EUA - Quase oito meses após o início da guerra que devasta a Faixa de Gaza, o presidente dos Estados Unidos, Joe Biden, afirmou que o primeiro-ministro de Israel, Binyamin Netanyahu, pode estar protelando o fim do conflito por motivos políticos. Bibi, como o premiê é conhecido, responde a acusações de corrupção e, depois de deixar o poder, poderá ser condenado e até preso.

O comentário do líder americano foi feito em 28 de maio e divulgado na terça-feira (4) pela revista Time. A poucos meses das eleições para a Casa Branca, Biden vem instando Tel Aviv a aceitar um acordo para o estabelecimento de um cessar-fogo. A pressão sobre o governo israelense aumentou desde que denúncias contra supostos crimes de guerra cometidos pela tropas do país em Gaza ganharam força.

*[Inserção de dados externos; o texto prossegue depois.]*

template <bool HAS_VIDX, bool COMPACT>
__global__ __launch_bounds__(kThreads) void gt_rowpick_kernel(EmitArgs a, ScanArgs sc, uint32_t n_seg)
{
    extern __shared__ __attribute__((aligned(16))) uint8_t s_mem[];
    const uint32_t K = a.kept_count;
    uint16_t *const s_idx = reinterpret_cast<uint16_t *>(s_mem);
    uint32_t *const s_rank = reinterpret_cast<uint32_t *>(s_mem + table_bytes(K));
    const uint32_t tid = threadIdx.x;
    const uint32_t lane = tid & 63u;
    const uint32_t wave = __builtin_amdgcn_readfirstlane(tid >> 6);
    uint8_t *const stage = s_mem + table_bytes(K) + rank_bytes(n_seg) + wave * (kStageBytes + codes_bytes(K));
    uint8_t *const codes = stage + kStageBytes;

    for (uint32_t r = tid; r < K + 8u; r += (uint32_t)kThreads)
        s_idx[r] = r < K ? (uint16_t)(a.kept_idx[r] & (kSegSamples - 1u)) : (uint16_t)0;
    for (uint32_t g = tid; g <= n_seg; g += (uint32_t)kThreads) s_rank[g] = sc.seg_rank[g];
    for (uint32_t i = lane; i < codes_bytes(K); i += 64u) codes[i] = 0;
    __syncthreads();

    const uint32_t R = a.record_size;
    const uint64_t wave_step = (uint64_t)gridDim.x * kWaves;
    const uint64_t j0 = (uint64_t)blockIdx.x * kWaves + wave;
    if (j0 >= (uint64_t)a.n_variants) return;
    const uint64_t rows = ((uint64_t)a.n_variants - j0 + wave_step - 1ull) / wave_step;
    const uint64_t pieces = rows * n_seg;

    const uint32_t tail_t = (R - 1u) >> 10;
    const uint32_t tail_b = tail_t * 1024u + lane * 16u;
    const uint32_t tail_off = min(tail_b, R - 16u);
    const uint32_t tail_shift = tail_b + 16u <= R ? 0u : min(tail_b - (R - 16u), 16u);
    const bool lines = !COMPACT && a.line_off != nullptr;

    auto load_piece = [&](uint64_t row, uint32_t seg, v4u(&dst)[kTilesPerSeg]) {
        const uint8_t *__restrict__ rec = HAS_VIDX ? gathered_record(a, row) : a.records + row * a.record_stride;
        const uint32_t tile0 = seg * kTilesPerSeg;
        const uint8_t *__restrict__ sub = rec + (uint64_t)tile0 * 1024u;
#pragma unroll
        for (uint32_t t = 0; t < kTilesPerSeg; t++) {
            const uint8_t *src16 = tile0 + t < tail_t ? sub + lane * 16u + t * 1024u : rec + tail_off;
            __builtin_memcpy(&dst[t], src16, 16);
        }
    };
    auto pick_piece = [&](uint32_t seg, const v4u(&w)[kTilesPerSeg]) {
        const uint32_t tile0 = seg * kTilesPerSeg;
#pragma unroll
        for (uint32_t tile = 0; tile < kTilesPerSeg; tile++) {
            v4u x = w[tile];
            if (tile0 + tile == tail_t && tail_shift != 0u) {
                uint64_t lo = (uint64_t)x.x | ((uint64_t)x.y << 32), hi = (uint64_t)x.z | ((uint64_t)x.w << 32);
                const uint32_t sh8 = tail_shift * 8u;
                if (sh8 >= 128u) { lo = 0ull; hi = 0ull; }
                else if (sh8 >= 64u) { lo = hi >> (sh8 - 64u); hi = 0ull; }
                else { lo = (lo >> sh8) | (hi << (64u - sh8)); hi >>= sh8; }
                x = v4u{(uint32_t)lo, (uint32_t)(lo >> 32), (uint32_t)hi, (uint32_t)(hi >> 32)};
            }
            if (tile0 + tile <= tail_t) *reinterpret_cast<v4u *>(stage + tile * 1024u + lane * 16u) = x;
        }
        __builtin_amdgcn_fence(__ATOMIC_RELEASE, "wavefront");
        __builtin_amdgcn_wave_barrier();
        __builtin_amdgcn_fence(__ATOMIC_ACQUIRE, "wavefront");
        const uint32_t k0 = __builtin_amdgcn_readfirstlane(s_rank[seg]);
        const uint32_t k1 = __builtin_amdgcn_readfirstlane(s_rank[seg + 1u]);
        const uint32_t cb0 = k0 >> 2, cb1 = (k1 + 3u) >> 2;
#pragma clang loop unroll(disable)
        for (uint32_t b = cb0 + lane; b < cb1 && k0 < k1; b += 64u) {
            uint32_t byte = 0u;
#pragma unroll
            for (uint32_t j = 0; j < 4u; j++) {
                const uint32_t r = 4u * b + j;
                const bool mine = r >= k0 && r < k1;
                const uint32_t s16 = s_idx[mine ? r : k0];
                const uint32_t code = ((uint32_t)stage[s16 >> 2] >> ((s16 & 3u) * 2u)) & 3u;
                byte |= (mine ? code : 0u) << (2u * j);
            }
            if (b == cb0 && (k0 & 3u) != 0u) byte |= codes[b];
            codes[b] = (uint8_t)byte;
        }
        __builtin_amdgcn_fence(__ATOMIC_RELEASE, "wavefront");
        __builtin_amdgcn_wave_barrier();
    };
    uint64_t L_lo = 0ull, L_po = 0ull, L_po1 = 0ull, C_lo = 0ull, C_po = 0ull, C_plen = 0ull, P_lo = 0ull, P_po = 0ull, P_plen = 0ull;
    uint32_t C_pfx = 0u, P_pfx = 0u;
    auto load_offsets = [&](uint64_t row) {
        if (lines) {
            L_lo = a.line_off[row];
            L_po = a.prefix_off[row];
            L_po1 = a.prefix_off[row + 1ull];
        }
    };
    auto load_prefix = [&]() {
        if (lines) {
            C_lo = sgpr64_(L_lo);
            C_po = sgpr64_(L_po);
            C_plen = sgpr64_(L_po1) - C_po;
            C_pfx = lane < C_plen ? (uint32_t)a.prefix_blob[C_po + lane] : 0u;
        }
    };
    auto emit_row = [&](uint64_t row) {
        __builtin_amdgcn_fence(__ATOMIC_ACQUIRE, "wavefront");
        if (COMPACT) {
            uint8_t *const crow = a.out + row * a.out_stride;
            const uint32_t len = (K + 3u) >> 2;
            const uint32_t head = min((16u - ((uint32_t)(uintptr_t)crow & 15u)) & 15u, len);
            const uint32_t n_chunks = (len - head) >> 4;
            for (uint32_t c = lane; c < n_chunks; c += 64u) {
                v4u v;
                __builtin_memcpy(&v, codes + head + (c << 4), 16);
                *reinterpret_cast<v4u *>(crow + head + (c << 4)) = v;
            }
            const uint32_t tail_off = head + (n_chunks << 4);
            const uint32_t off = lane < 16u ? lane : tail_off + (lane - 16u);
            if (lane < 16u ? lane < head : (lane < 32u && off < len)) crow[off] = codes[off];
            __builtin_amdgcn_fence(__ATOMIC_RELEASE, "wavefront");
            __builtin_amdgcn_wave_barrier();
            return;
        }
        uint8_t *row_out;
        if (lines) {
            uint64_t lo = P_lo, p0 = P_po, plen = P_plen;
            if (n_seg < 2u) {
                p0 = a.prefix_off[row];
                plen = a.prefix_off[row + 1ull] - p0;
                lo = a.line_off[row];
            }
            uint8_t *const line = a.out + lo;
            if (n_seg >= 2u && lane < plen) line[lane] = (uint8_t)P_pfx;
            for (uint64_t i = (n_seg >= 2u ? 64ull : 0ull) + lane; i < plen; i += 64ull) line[i] = a.prefix_blob[p0 + i];
            row_out = line + plen;
        } else {
            row_out = a.out + row * a.out_stride;
        }
        const uint8_t *cd = codes;
        flush_text4<2>(
            [cd](auto c0, uint32_t g, uint32_t &k0, uint32_t &k1, uint32_t &k2, uint32_t &k3) {
                constexpr uint32_t C0 = decltype(c0)::value;
                const uint32_t win = C0 == 0u ? (uint32_t)cd[g] : (uint32_t)cd[g] | ((uint32_t)cd[g + 1u] << 8);
                k0 = __builtin_amdgcn_ubfe(win, 2u * C0, 2u);
                k1 = __builtin_amdgcn_ubfe(win, 2u * C0 + 2u, 2u);
                k2 = __builtin_amdgcn_ubfe(win, 2u * C0 + 4u, 2u);
                k3 = __builtin_amdgcn_ubfe(win, 2u * C0 + 6u, 2u);
            },
            [cd](uint32_t r) -> uint32_t { return ((uint32_t)cd[r >> 2] >> ((r & 3u) * 2u)) & 3u; },
            0u, row_out, 0ull, 4ull * K + 1ull, 0u, K, lane, sc.align_stores != 0u);
        __builtin_amdgcn_fence(__ATOMIC_RELEASE, "wavefront");
        __builtin_amdgcn_wave_barrier();
    };
    auto landed = [&](const v4u(&w)[kTilesPerSeg]) {
#pragma unroll
        for (uint32_t t = 0; t < kTilesPerSeg; t++) asm volatile("" ::"v"(w[t].x), "v"(w[t].y), "v"(w[t].z), "v"(w[t].w));
    };

    v4u b0[kTilesPerSeg], b1[kTilesPerSeg];
    uint64_t row = j0, nrow = j0;
    uint32_t seg = 0u, nseg = 0u;
    auto advance = [&](uint64_t &r, uint32_t &s) {
        if (++s == n_seg) { s = 0u; r += wave_step; }
    };
    bool pending = false;
    uint64_t pending_row = 0ull;
    auto issue_next = [&](uint64_t p, v4u(&dst)[kTilesPerSeg]) {
        advance(nrow, nseg);
        const bool real = p + 1ull < pieces;
        if (real && nseg == 0u) load_offsets(nrow);
        if (real && nseg == 1u) load_prefix();
        load_piece(real ? nrow : row, real ? nseg : seg, dst);
    };
    auto finish_piece = [&]() {
        if (seg + 1u == n_seg) {
            pending = true;
            pending_row = row;
            P_lo = C_lo; P_po = C_po; P_plen = C_plen; P_pfx = C_pfx;
        }
        advance(row, seg);
    };
    load_offsets(nrow);
    load_piece(nrow, nseg, b0);
    for (uint64_t p = 0;;) {
        landed(b0);
        if (pending) { emit_row(pending_row); pending = false; }
        issue_next(p, b1);
        pick_piece(seg, b0);
        finish_piece();
        if (++p == pieces) break;
        landed(b1);
        if (pending) { emit_row(pending_row); pending = false; }
        issue_next(p, b0);
        pick_piece(seg, b1);
        finish_piece();
        if (++p == pieces) break;
    }
    if (pending) emit_row(pending_row);
}

}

O presidente afirmou que não há clareza sobre tais crimes e rejeitou as acusações de que Israel está usando a fome de civis como um método de pressão no conflito. Mas, de forma genérica, disse acreditar que os "israelenses se envolveram em atividades inapropriadas" durante a guerra.

Biden disse ter alertado Tel Aviv a não repetir o mesmo erro que os EUA cometeram após os ataques de 11 de setembro de 2001. Segundo o democrata, as ações tomadas após os atentados terroristas em território americano levaram a "guerras sem fim". "E eles [israelenses] estão cometendo esse erro", disse.

Questionado pela Time se ele achava que Netanyahu estava prolongando a guerra por suas próprias razões políticas, Biden disse que "há todos os motivos para as pessoas chegarem a essa conclusão".

A reação em Tel Aviv foi imediata. David Mencer, porta-voz do governo israelense, afirmou que tais comentários estão "fora das normas diplomáticas de todos os países que pensam de modo correto".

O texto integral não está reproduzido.